Records shown below:

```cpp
__global__ __launch_bounds__(256, 2) void conv2x2_wgrad_small_kernel(WgradArgs a, float* __restrict__ grad, int accumulate) {
  using T = bf16_t;
  constexpr int NT = 4, NPX = 128;
  constexpr int DY_BYTES = 2 * NPX * 64, PLANE = NPX * 64, X_BYTES = 2 * NT * PLANE, BUF = DY_BYTES + X_BYTES;
  constexpr int DYG = 2 * NPX / 16 / 4;
  constexpr int XG = 2 * NT * NPX / 16 / 4;
  constexpr int KSTEPS = NPX / 16;

  extern __shared__ __attribute__((aligned(16))) char smem[];
  const T* __restrict__ dy = static_cast<const T*>(a.dy);
  const T* __restrict__ x0 = static_cast<const T*>(a.x0);
  const int tid = threadIdx.x, lane = tid & 63;
  const int wave = __builtin_amdgcn_readfirstlane(tid >> 6);
  const int wco = wave >> 1, wci = wave & 1;
  const int c0 = blockIdx.x * 16, co0 = blockIdx.y * 64;
  const int C = a.c0 >> 2;
  const int h = 1 << a.lgh, w = 1 << a.lgw;
  const int npix = a.B << (a.lgh + a.lgw);
  const int drow = lane >> 2, dslot = lane & 3;
  const int g = lane >> 4, q = (lane & 15) >> 2, p4 = lane & 3;
  const int frag_off = ((g >> 1) * 8 + q) * 64 + ((g & 1) * 16 + p4 * 4) * 2;

  f32x16 acc[NT];
#pragma unroll
  for (int t = 0; t < NT; ++t)
#pragma unroll
    for (int j = 0; j < 16; ++j) acc[t][j] = 0.f;

  auto dma_tile = [&](int tile, int buf) {
    const int p0 = tile * NPX;
    const unsigned base = (unsigned)(uintptr_t)(__attribute__((address_space(3))) char*)smem + buf * BUF;
#pragma unroll
    for (int j = 0; j < DYG; ++j) {
      const int grp = wave + 4 * j;
      const int half = grp / (NPX / 16), m = (grp % (NPX / 16)) * 16 + drow;
      const int co = co0 + half * 32 + dslot * 8, p = p0 + m;
      const void* src = g_wgrad_zero_page;
      if (p < npix && co < a.Cout) src = dy + (long)p * a.lddy + co;
      dma16_asm(src, __builtin_amdgcn_readfirstlane(base + grp * 1024));
    }
#pragma unroll
    for (int j = 0; j < XG; ++j) {
      const int grp = wave + 4 * j;
      const int half = grp >> 5, tap = (grp >> 3) & 3, m = (grp & 7) * 16 + drow;
      const int vci = half * 32 + dslot * 8, rs = vci >> 4, cc = c0 + (vci & 15), p = p0 + m;
      const void* src = g_wgrad_zero_page;
      if (p < npix && cc < C) {
        const int n = p >> (a.lgh + a.lgw), iy = (p >> a.lgw) & (h - 1), ix = p & (w - 1);
        const int py = 2 * (iy + (tap >> 1)) + (rs >> 1) - 1, px = 2 * (ix + (tap & 1)) + (rs & 1) - 1;
        if ((unsigned)py < (unsigned)(2 * h) && (unsigned)px < (unsigned)(2 * w))
          src = x0 + ((long)(n * 2 * h + py) * (2 * w) + px) * a.ld0 + cc;
      }
      dma16_asm(src, __builtin_amdgcn_readfirstlane(base + DY_BYTES + grp * 1024));
// ... 623 lines not shown
```

Measured before the change: 2262.

## Use buffer-load LDS DMA with OOB zeroing and interleave prefetch with MFMA k-steps

Swaps global_load_lds plus a zero-page pointer select for buffer_load...lds with per-tile buffer resource descriptors, so out-of-bounds halo and channel lanes are zero-filled by hardware range checking instead of branchy address selection. The next tile's DMA pieces are now spread across the k-step loop, two per step, instead of being issued in one burst before compute. Halo B fragments are reused across k-steps through a rolling 3x3 register window, which cuts repeated LDS transposed reads. It adds a shape guard on the descriptor's record range, a MIXED template variant for concat inputs whose split is not 32-aligned, and ablation variants behind a compile flag.

```diff
diff --git a/stain2stain_amd/csrc/conv3x3_wgrad_mfma.hip b/stain2stain_amd/csrc/conv3x3_wgrad_mfma.hip
--- a/stain2stain_amd/csrc/conv3x3_wgrad_mfma.hip
+++ b/stain2stain_amd/csrc/conv3x3_wgrad_mfma.hip
@@ -1,6 +1,7 @@
 #include "common.h"
 #include <stdlib.h>
 #include <type_traits>
+
 
 struct WgradArgs {
   const void* dy;
@@ -210,9 +211,25 @@
                : "=&s"(keep) : "v"(gsrc), "s"(lds_dst) : "memory");
 }
 
-template <int TH, int TW>
+typedef __attribute__((ext_vector_type(4))) int i32x4;
+constexpr unsigned WG_RECORDS = 0x80000000u;
+constexpr unsigned WG_OOB = 0xffffff00u;
+__device__ __forceinline__ i32x4 wgrad_rsrc(uintptr_t base) {
+  i32x4 r;
+  r[0] = __builtin_amdgcn_readfirstlane((int)(unsigned)base);
+  r[1] = __builtin_amdgcn_readfirstlane((int)((base >> 32) & 0xffff));
+  r[2] = (int)WG_RECORDS;
+  r[3] = 0x00020000;
+  return r;
+}
+__device__ __forceinline__ void dma16_buf(const i32x4& rsrc, unsigned voff, unsigned lds_dst) {
+  unsigned keep;
+  asm volatile("s_mov_b32 %0, m0\n\ts_mov_b32 m0, %3\n\ts_nop 0\n\tbuffer_load_dwordx4 %1, %2, 0 offen lds\n\ts_mov_b32 m0, %0"
+               : "=&s"(keep) : "v"(voff), "s"(rsrc), "s"(lds_dst));
+}
+
+template <int TH, int TW, bool MIXED, int ABL>
 __global__ __launch_bounds__(256, 2) void conv3x3_wgrad_dma_kernel(WgradArgs a) {
-  using T = bf16_t;
   constexpr int NW = 4, NT = 9;
   constexpr int NPX = TH * TW;
   constexpr int HW_ = TW + 2, HR = TH + 2, HALO = HR * HW_;
@@ -221,15 +238,15 @@
   constexpr int DYGRP = 2 * NPX / 16, XGRP = 2 * XROWS / 16;
   constexpr int DYG = DYGRP / NW;
   constexpr int XG = XGRP / NW;
+  constexpr int NP = DYG + XG;
   constexpr int BUF = DY_BYTES + X_BYTES;
   constexpr int KSTEPS = NPX / 16;
   static_assert(DYGRP % 4 == 0 && XGRP % 4 == 0, "DMA groups split evenly over 4 waves");
+  constexpr int PK = (NP + 1) / 2;
+  static_assert(PK < KSTEPS, "pieces land before the tile-end wait");
+  static_assert(TW == 16, "a k-step is one tile row");
 
   extern __shared__ __attribute__((aligned(16))) char smem[];
-  const T* __restrict__ dy = static_cast<const T*>(a.dy);
-  const T* __restrict__ x0 = static_cast<const T*>(a.x0);
-  const T* __restrict__ x1 = static_cast<const T*>(a.x1);
-
   const int tid = threadIdx.x, lane = tid & 63;
   const int wave = __builtin_amdgcn_readfirstlane(tid >> 6);
   const int wco = (wave & 3) >> 1, wci = wave & 1;
@@ -254,96 +271,114 @@
 #pragma unroll
     for (int j = 0; j < 16; ++j) acc[t][j] = 0.f;
 
-  int dy_off[DYG], dy_py[DYG], dy_px[DYG];
-  bool dy_ok[DYG];
+  unsigned dy_voff[DYG];
+  int dy_py[DYG], dy_px[DYG];
 #pragma unroll
   for (int j = 0; j < DYG; ++j) {
     const int grp = wave + NW * j;
     const int half = grp / (NPX / 16), px = (grp % (NPX / 16)) * 16 + drow;
     const int co = co0 + half * 32 + dslot * 8;
     dy_py[j] = px / TW; dy_px[j] = px - dy_py[j] * TW;
-    dy_ok[j] = co < a.Cout;
-    dy_off[j] = (dy_py[j] * a.W + dy_px[j]) * a.lddy + co;
-  }
-  const T* x_ptr[XG];
-  int x_off[XG], x_ld[XG], x_hy[XG], x_hx[XG];
+    dy_voff[j] = co < a.Cout ? (unsigned)(((dy_py[j] * a.W + dy_px[j]) * a.lddy + co) * 2) : WG_OOB;
+  }
+  unsigned x_voff[XG];
+  int x_hy[XG], x_hx[XG], x_mode[XG];
+  bool x_hi[XG];
 #pragma unroll
   for (int j = 0; j < XG; ++j) {
     const int grp = wave + NW * j;
     const int half = grp / (XROWS / 16), px = (grp % (XROWS / 16)) * 16 + drow;
-    const int ci = ci0 + half * 32 + dslot * 8;
+    const int cbase = ci0 + half * 32, ci = cbase + dslot * 8;
     x_hy[j] = px / HW_; x_hx[j] = px - x_hy[j] * HW_;
-    x_ptr[j] = nullptr; x_ld[j] = 0;
-    if (px < HALO) {
-      if (ci < a.c0) { x_ptr[j] = x0 + ci; x_ld[j] = a.ld0; }
-      else if (ci < cin) { x_ptr[j] = x1 + (ci - a.c0); x_ld[j] = a.ld1; }
-    }
-    x_off[j] = ((x_hy[j] - 1) * a.W + (x_hx[j] - 1)) * x_ld[j];
-  }
-
-  auto dma_tile = [&](int tile, int buf) {
+    x_mode[j] = __builtin_amdgcn_readfirstlane(cbase + 32 <= a.c0 || a.c1 == 0 ? 0 : cbase >= a.c0 ? 1 : 2);
+    x_hi[j] = ci >= a.c0;
+    const int ld = x_hi[j] ? a.ld1 : a.ld0, ch = x_hi[j] ? ci - a.c0 : ci;
+    x_voff[j] = px < HALO && ci < cin ? (unsigned)(((x_hy[j] * a.W + x_hx[j]) * ld + ch) * 2) : WG_OOB;
+  }
+
+  struct TileSrc {
+    i32x4 rdy, rx0, rx1;
+    int limy, limx, sy, sx;
+  };
+  auto tile_src = [&](int tile) {
     int bt = tile;
     const int tx = bt % a.tilesX; bt /= a.tilesX;
     const int ty = bt % a.tilesY;
     const int img = bt / a.tilesY;
     const int y0 = ty * TH, xs = tx * TW;
-    const long pixbase = (long)(img * a.H + y0) * a.W + xs;
-    const bool interior = y0 >= 1 && y0 + TH + 1 <= a.H && xs >= 1 && xs + TW + 1 <= a.W;
-    const unsigned base = (unsigned)(uintptr_t)(__attribute__((address_space(3))) char*)smem + buf * BUF;
-    if (interior) {
-#pragma unroll
-      for (int j = 0; j < DYG; ++j) {
-        const void* src = dy_ok[j] ? (const void*)(dy + pixbase * a.lddy + dy_off[j]) : (const void*)g_wgrad_zero_page;
-        dma16_asm(src, __builtin_amdgcn_readfirstlane(base + (wave + NW * j) * 1024));
-      }
-#pragma unroll
-      for (int j = 0; j < XG; ++j) {
-        const void* src = x_ptr[j] ? (const void*)(x_ptr[j] + pixbase * x_ld[j] + x_off[j]) : (const void*)g_wgrad_zero_page;
-        dma16_asm(src, __builtin_amdgcn_readfirstlane(base + DY_BYTES + (wave + NW * j) * 1024));
-      }
+    const long pix = (long)(img * a.H + y0) * a.W + xs;
+    const long hpix = pix - a.W - 1;
+    TileSrc s;
+    s.rdy = wgrad_rsrc((uintptr_t)a.dy + (uintptr_t)(pix * a.lddy * 2));
+    s.rx0 = wgrad_rsrc((uintptr_t)a.x0 + (uintptr_t)(hpix * a.ld0 * 2));
+    s.rx1 = wgrad_rsrc((uintptr_t)a.x1 + (uintptr_t)(hpix * a.ld1 * 2));
+    s.limy = a.H - y0; s.limx = a.W - xs;
+    s.sy = y0 - 1; s.sx = xs - 1;
+    return s;
+  };
+  auto dma_piece = [&](const TileSrc& s, int i, unsigned base) {
+    if (ABL & 1) return;
+    if (i < DYG) {
+      const unsigned v = dy_py[i] < s.limy && dy_px[i] < s.limx ? dy_voff[i] : WG_OOB;
+      dma16_buf(s.rdy, v, base + (wave + NW * i) * 1024);
     } else {
-#pragma unroll
-      for (int j = 0; j < DYG; ++j) {
-        const int gy = y0 + dy_py[j], gx = xs + dy_px[j];
-        const void* src = g_wgrad_zero_page;
-        if (gy < a.H && gx < a.W && dy_ok[j]) src = dy + pixbase * a.lddy + dy_off[j];
-        dma16_asm(src, __builtin_amdgcn_readfirstlane(base + (wave + NW * j) * 1024));
-      }
-#pragma unroll
-      for (int j = 0; j < XG; ++j) {
-        const int gy = y0 - 1 + x_hy[j], gx = xs - 1 + x_hx[j];
-        const void* src = g_wgrad_zero_page;
-        if (x_ptr[j] && gy >= 0 && gy < a.H && gx >= 0 && gx < a.W) src = x_ptr[j] + pixbase * x_ld[j] + x_off[j];
-        dma16_asm(src, __builtin_amdgcn_readfirstlane(base + DY_BYTES + (wave + NW * j) * 1024));
+      const int j = i - DYG;
+      const unsigned v = (unsigned)(x_hy[j] + s.sy) < (unsigned)a.H && (unsigned)(x_hx[j] + s.sx) < (unsigned)a.W ? x_voff[j] : WG_OOB;
+      const unsigned dst = base + DY_BYTES + (wave + NW * j) * 1024;
+      if (!MIXED || x_mode[j] != 2) {
+        i32x4 r = s.rx0;
+        if (x_mode[j] == 1) { r[0] = s.rx1[0]; r[1] = s.rx1[1]; }
+        dma16_buf(r, v, dst);
+      } else if (x_hi[j]) {
+        dma16_buf(s.rx1, v, dst);
+      } else {
+        dma16_buf(s.rx0, v, dst);
       }
     }
   };
+  const unsigned lds0 = (unsigned)(uintptr_t)(__attribute__((address_space(3))) char*)smem;
 
   int tile = zsplit;
-  int buf = 0;
-  if (tile < a.ntiles) dma_tile(tile, 0);
+  {
+    const TileSrc s = tile_src(tile);
+#pragma unroll
+    for (int i = 0; i < NP; ++i) dma_piece(s, i, lds0);
+  }
   asm volatile("s_waitcnt vmcnt(0)" ::: "memory");
   __builtin_amdgcn_s_barrier();
+
+  int cur = 0;
   for (; tile < a.ntiles; tile += a.S) {
-    if (tile + a.S < a.ntiles) dma_tile(tile + a.S, buf ^ 1);
-    const char* const Ahi = smem + buf * BUF + wco * (NPX * 64) + frag_off;
-    const char* const Bhi = smem + buf * BUF + DY_BYTES + wci * (XROWS * 64) + frag_off;
+    const bool pf = tile + a.S < a.ntiles;
+    TileSrc s = tile_src(pf ? tile + a.S : tile);
+    if (!pf) { s.limy = 0; s.sy = -(1 << 30); }
+    const unsigned pbase = lds0 + (cur ^ 1) * BUF;
+    const char* const Ahi = smem + cur * BUF + wco * (NPX * 64) + frag_off;
+    const char* const Bhi = smem + cur * BUF + DY_BYTES + wci * (XROWS * 64) + frag_off;
+    bf16x8 hf[3][3];
 #pragma unroll
     for (int ks = 0; ks < KSTEPS; ++ks) {
-      const int m0 = ks * 16;
-      const int py = m0 / TW, px = m0 - py * TW;
-      const bf16x8 af = tr_frag(Ahi + m0 * 64, 4 * 64);
-#pragma unroll
-      for (int t = 0; t < NT; ++t) {
-        const int hoff = ((py + t / 3) * HW_ + px + t % 3) * 64;
-        const bf16x8 bfr = tr_frag(Bhi + hoff, 4 * 64);
-        acc[t] = __builtin_amdgcn_mfma_f32_32x32x16_bf16(af, bfr, acc[t], 0, 0, 0);
-      }
+      bf16x8 af;
+      if (!(ABL & 2)) {
+        af = tr_frag(Ahi + ks * 16 * 64, 4 * 64);
+#pragma unroll
+        for (int kh = (ks == 0 ? 0 : 2); kh < 3; ++kh)
+#pragma unroll
+          for (int kw = 0; kw < 3; ++kw) hf[(ks + kh) % 3][kw] = tr_frag(Bhi + ((ks + kh) * HW_ + kw) * 64, 4 * 64);
+      }
+#pragma unroll
+      for (int i = 2 * ks; i < 2 * ks + 2 && i < NP; ++i) dma_piece(s, i, pbase);
+      if (ABL & 2) continue;
+#pragma unroll
+      for (int t = 0; t < NT; ++t)
+        acc[t] = __builtin_amdgcn_mfma_f32_32x32x16_bf16(af, hf[(ks + t / 3) % 3][t % 3], acc[t], 0, 0, 0);
     }
     __builtin_amdgcn_sched_barrier(0);
-    asm volatile("s_waitcnt vmcnt(0)" ::: "memory");
-    __builtin_amdgcn_s_barrier();
-    buf ^= 1;
+    if (!(ABL & 4)) {
+      asm volatile("s_waitcnt vmcnt(0)" ::: "memory");
+      __builtin_amdgcn_s_barrier();
+    }
+    cur ^= 1;
   }
 
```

End of Records shown.

## Task goal
Single out each line of the records above with the string "Cout" in it, and copy it.

## Result of the task
      if (p < npix && co < a.Cout) src = dy + (long)p * a.lddy + co;
-    dy_ok[j] = co < a.Cout;
+    dy_voff[j] = co < a.Cout ? (unsigned)(((dy_py[j] * a.W + dy_px[j]) * a.lddy + co) * 2) : WG_OOB;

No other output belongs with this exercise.